* _AIM OF THE TASK_
From the data that follows, print exactly the lines starting at the one containing "(!g_held.have) return ESC_OK;" and ending at the one containing "-#undef ESC_WG"; include both of them and nothing more.
= Beginning of Section =
@@ -1241,9 +1259,11 @@
     float* db_part = slabs + (size_t)splits * N * K;
     const bool small_k = K <= small::SMALL_MAX;
     const dim3 grid((unsigned)splits, (unsigned)cdiv(small_k ? N : K, 256));
-#define ESC_WGRAD_SMALL(SK, PR) esc::launch(ESC_K_LINEAR, small::wgrad_small<small::SMALL_MAX, SK, PR>, grid, dim3(256), 0, s, dY, ld_dy, X, ld_x, in_scale, in_shift, (int)M, (int)N, (int)K, slabs, db_part, BnbDev{})
-    if (small_k) { if (in_scale) ESC_WGRAD_SMALL(true, true); else ESC_WGRAD_SMALL(true, false); }
-    else         { if (in_scale) ESC_WGRAD_SMALL(false, true); else ESC_WGRAD_SMALL(false, false); }
+#define ESC_WGRAD_SMALL(SK, PR) \
+    if (g_small_gen & 1) esc::launch(ESC_K_LINEAR, small::wgrad_small_v2<small::SMALL_MAX, SK, PR>, grid, dim3(256), 0, s, dY, ld_dy, X, ld_x, in_scale, in_shift, (int)M, (int)N, (int)K, slabs, db_part, BnbDev{}); \
+    else                 esc::launch(ESC_K_LINEAR, small::wgrad_small<small::SMALL_MAX, SK, PR>, grid, dim3(256), 0, s, dY, ld_dy, X, ld_x, in_scale, in_shift, (int)M, (int)N, (int)K, slabs, db_part, BnbDev{})
+    if (small_k) { if (in_scale) { ESC_WGRAD_SMALL(true, true); } else { ESC_WGRAD_SMALL(true, false); } }
+    else         { if (in_scale) { ESC_WGRAD_SMALL(false, true); } else { ESC_WGRAD_SMALL(false, false); } }
 #undef ESC_WGRAD_SMALL
     ESC_CHECK_LAUNCH("esc_linear_bwd_weight.small");
     const int64_t n = N * K;
@@ -1431,8 +1451,9 @@
     return ESC_OK;
   }
   if (dX == nullptr || N <= 32 || K <= 32) {
+    if (dX != nullptr && (g_small_gen & 2)) ESC_TRY_(esc_linear_bwd_input(dY, ld_dy, W, ld_w, M, N, K, dX, ld_dx, accumulate, stream));
     int rc = weight_impl(dY, ld_dy, X, ld_x, in_scale, in_shift, M, N, K, dW, ld_dw, db, slabs, defer, stream);
-    if (rc || dX == nullptr) return rc;
+    if (rc || dX == nullptr || (g_small_gen & 2)) return rc;
     return esc_linear_bwd_input(dY, ld_dy, W, ld_w, M, N, K, dX, ld_dx, accumulate, stream);
   }
   ESC_REQUIRE(M > 0 && ld_dy >= N && ld_x >= K && ld_w >= K && ld_dx >= K && ld_dw >= K, "esc_linear_bwd_both: bad sizes");
@@ -1483,6 +1504,37 @@
 static inline bool in_range_big(int64_t N) { return N <= 640; }
 static inline bool bnb_small_shape(int64_t N, int64_t K) { return (g_use_dma & 4) && K <= small::SMALL_MAX && N > small::SMALL_MAX && N % 4 == 0 && N <= 1024; }
 
+struct SmallWgrad {
+  const float* dOut; int64_t ld_dout; const float* X; int64_t ld_x; const float* in_scale; const float* in_shift;
+  int M, N, K; float* slabs; float* db_part; BnbDev bd;
+};
+static void launch_small_wgrad(const SmallWgrad& w, hipStream_t s) {
+  const dim3 grid((unsigned)cdiv(w.M, small::ROWS_WGRAD), (unsigned)cdiv(w.N, 256));
+#define ESC_WG(PR, ACT) \
+  if (g_small_gen & 1) esc::launch(ESC_K_LINEAR, small::wgrad_small_v2<small::SMALL_MAX, true, PR, ACT>, grid, dim3(256), 0, s, w.dOut, w.ld_dout, w.X, w.ld_x, w.in_scale, w.in_shift, w.M, w.N, w.K, w.slabs, w.db_part, w.bd); \
+  else                 esc::launch(ESC_K_LINEAR, small::wgrad_small<small::SMALL_MAX, true, PR, ACT>, grid, dim3(256), 0, s, w.dOut, w.ld_dout, w.X, w.ld_x, w.in_scale, w.in_shift, w.M, w.N, w.K, w.slabs, w.db_part, w.bd)
+  if (w.bd.relu == 2) { if (w.in_scale) { ESC_WG(true, 2); } else { ESC_WG(false, 2); } }
+  else                { if (w.in_scale) { ESC_WG(true, 1); } else { ESC_WG(false, 1); } }
+#undef ESC_WG
+}
+struct HeldWgrad { bool armed = false, have = false; SmallWgrad job{}; };
+static thread_local HeldWgrad g_held;
+
+int esc_linear_bwd_hold_wgrad(int on) {
+  g_held.armed = on != 0;
+  if (on) g_held.have = false;
+  return ESC_OK;
+}
+
+int esc_linear_bwd_release_wgrad(void* stream) {
+  g_held.armed = false;
+  if (!g_held.have) return ESC_OK;
+  g_held.have = false;
+  launch_small_wgrad(g_held.job, (hipStream_t)stream);
+  ESC_CHECK_LAUNCH("esc_linear_bwd_release_wgrad");
+  return ESC_OK;
+}
+
 int esc_linear_bwd_set_wgrad_stream(void* stream) {
   g_wside.stream = (hipStream_t)stream;
   return ESC_OK;
@@ -1524,23 +1576,17 @@
   if (bn && bnb_small_shape(N, K)) {
     const int splits = (int)cdiv(M, small::ROWS_WGRAD);
     float* db_part = slabs + (size_t)splits * N * K;
-    const dim3 grid((unsigned)splits, (unsigned)cdiv(N, 256));
+    const SmallWgrad wg{dOut, ld_dout, X, ld_x, in_scale, in_shift, (int)M, (int)N, (int)K, slabs, db_part, bd};
     hipStream_t sw = defer ? wgrad_stream_after(s) : s;
-#define ESC_WG(PR, ACT) esc::launch(ESC_K_LINEAR, small::wgrad_small<small::SMALL_MAX, true, PR, ACT>, grid, dim3(256), 0, sw, dOut, ld_dout, X, ld_x, in_scale, in_shift, (int)M, (int)N, (int)K, slabs, db_part, bd)
-    if (bd.relu == 2) { if (in_scale) ESC_WG(true, 2); else ESC_WG(false, 2); }
-    else              { if (in_scale) ESC_WG(true, 1); else ESC_WG(false, 1); }
-#undef ESC_WG
-    ESC_CHECK_LAUNCH("esc_linear_bwd_both_bn.small");
+    const bool hold = (g_small_gen & 4) && g_held.armed && defer != nullptr && dX != nullptr && sw == s;
+    const bool dx_first = hold || (g_small_gen & 2);
+    if (!dx_first) { launch_small_wgrad(wg, sw); ESC_CHECK_LAUNCH("esc_linear_bwd_both_bn.small"); }
     if (dX != nullptr) {
-      const size_t lds = (size_t)(32 + small::SMALL_MAX) * (N + 4) * sizeof(float);
-      static size_t raised_to = 64 * 1024;
-      auto kern = bd.relu == 2 ? small::smalln_dx<small::SMALL_MAX, 2> : small::smalln_dx<small::SMALL_MAX, 1>;
-      if (dma_check(dma::raise_lds(small::smalln_dx<small::SMALL_MAX, 1>, lds, raised_to), "esc_linear_bwd_both_bn") != hipSuccess) return ESC_ELAUNCH;
-      static size_t raised_elu = 64 * 1024;
-      if (bd.relu == 2 && dma_check(dma::raise_lds(small::smalln_dx<small::SMALL_MAX, 2>, lds, raised_elu), "esc_linear_bwd_both_bn") != hipSuccess) return ESC_ELAUNCH;
-      esc::launch(ESC_K_LINEAR, kern, dim3((unsigned)cdiv(M, 32)), dim3(256), lds, s, dOut, ld_dout, W, ld_w, (int)M, (int)N, (int)K, dX, ld_dx, accumulate, bd);
+      if (int rc = launch_smalln_dx(dOut, ld_dout, W, ld_w, M, N, K, dX, ld_dx, accumulate, bd, bd.relu == 2 ? 2 : 1, s, "esc_linear_bwd_both_bn")) return rc;
       ESC_CHECK_LAUNCH("esc_linear_bwd_both_bn.smalln");
     }
+    if (hold) { g_held.job = wg; g_held.have = true; }
+    else if (dx_first) { launch_small_wgrad(wg, sw); ESC_CHECK_LAUNCH("esc_linear_bwd_both_bn.small"); }
     if (defer) { fill_job(defer, slabs, n, splits, K, dW, ld_dw, db_part, N, db); return ESC_OK; }
     esc::launch(ESC_K_LINEAR, slab_reduce_kernel, dim3((unsigned)cdiv(n + (db ? N : 0), 256)), dim3(256), 0, s, slabs, n,
                 splits, (int)K, dW, ld_dw, db_part, (int)N, db);
diff --git a/esc-gnn_amd/csrc/linear_small.h b/esc-gnn_amd/csrc/linear_small.h
--- a/esc-gnn_amd/csrc/linear_small.h
+++ b/esc-gnn_amd/csrc/linear_small.h
@@ -163,5 +163,180 @@
   }
 }
 
-}
-}
+
+
+template <int SMAX, bool SMALL_K, bool PRO, int BNB = 0>
+__global__ __launch_bounds__(256) void wgrad_small_v2(const float* __restrict__ dY, int64_t lddy, const float* __restrict__ X,
+                                                      int64_t ldx, const float* __restrict__ sc, const float* __restrict__ sh,
+                                                      int M, int N, int K, float* __restrict__ slabs, float* __restrict__ db_part,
= End of Section =
* _EXERCISE RESULT_
+  if (!g_held.have) return ESC_OK;
+  g_held.have = false;
+  launch_small_wgrad(g_held.job, (hipStream_t)stream);
+  ESC_CHECK_LAUNCH("esc_linear_bwd_release_wgrad");
+  return ESC_OK;
+}
+
 int esc_linear_bwd_set_wgrad_stream(void* stream) {
   g_wside.stream = (hipStream_t)stream;
   return ESC_OK;
@@ -1524,23 +1576,17 @@
   if (bn && bnb_small_shape(N, K)) {
     const int splits = (int)cdiv(M, small::ROWS_WGRAD);
     float* db_part = slabs + (size_t)splits * N * K;
-    const dim3 grid((unsigned)splits, (unsigned)cdiv(N, 256));
+    const SmallWgrad wg{dOut, ld_dout, X, ld_x, in_scale, in_shift, (int)M, (int)N, (int)K, slabs, db_part, bd};
     hipStream_t sw = defer ? wgrad_stream_after(s) : s;
-#define ESC_WG(PR, ACT) esc::launch(ESC_K_LINEAR, small::wgrad_small<small::SMALL_MAX, true, PR, ACT>, grid, dim3(256), 0, sw, dOut, ld_dout, X, ld_x, in_scale, in_shift, (int)M, (int)N, (int)K, slabs, db_part, bd)
-    if (bd.relu == 2) { if (in_scale) ESC_WG(true, 2); else ESC_WG(false, 2); }
-    else              { if (in_scale) ESC_WG(true, 1); else ESC_WG(false, 1); }
-#undef ESC_WG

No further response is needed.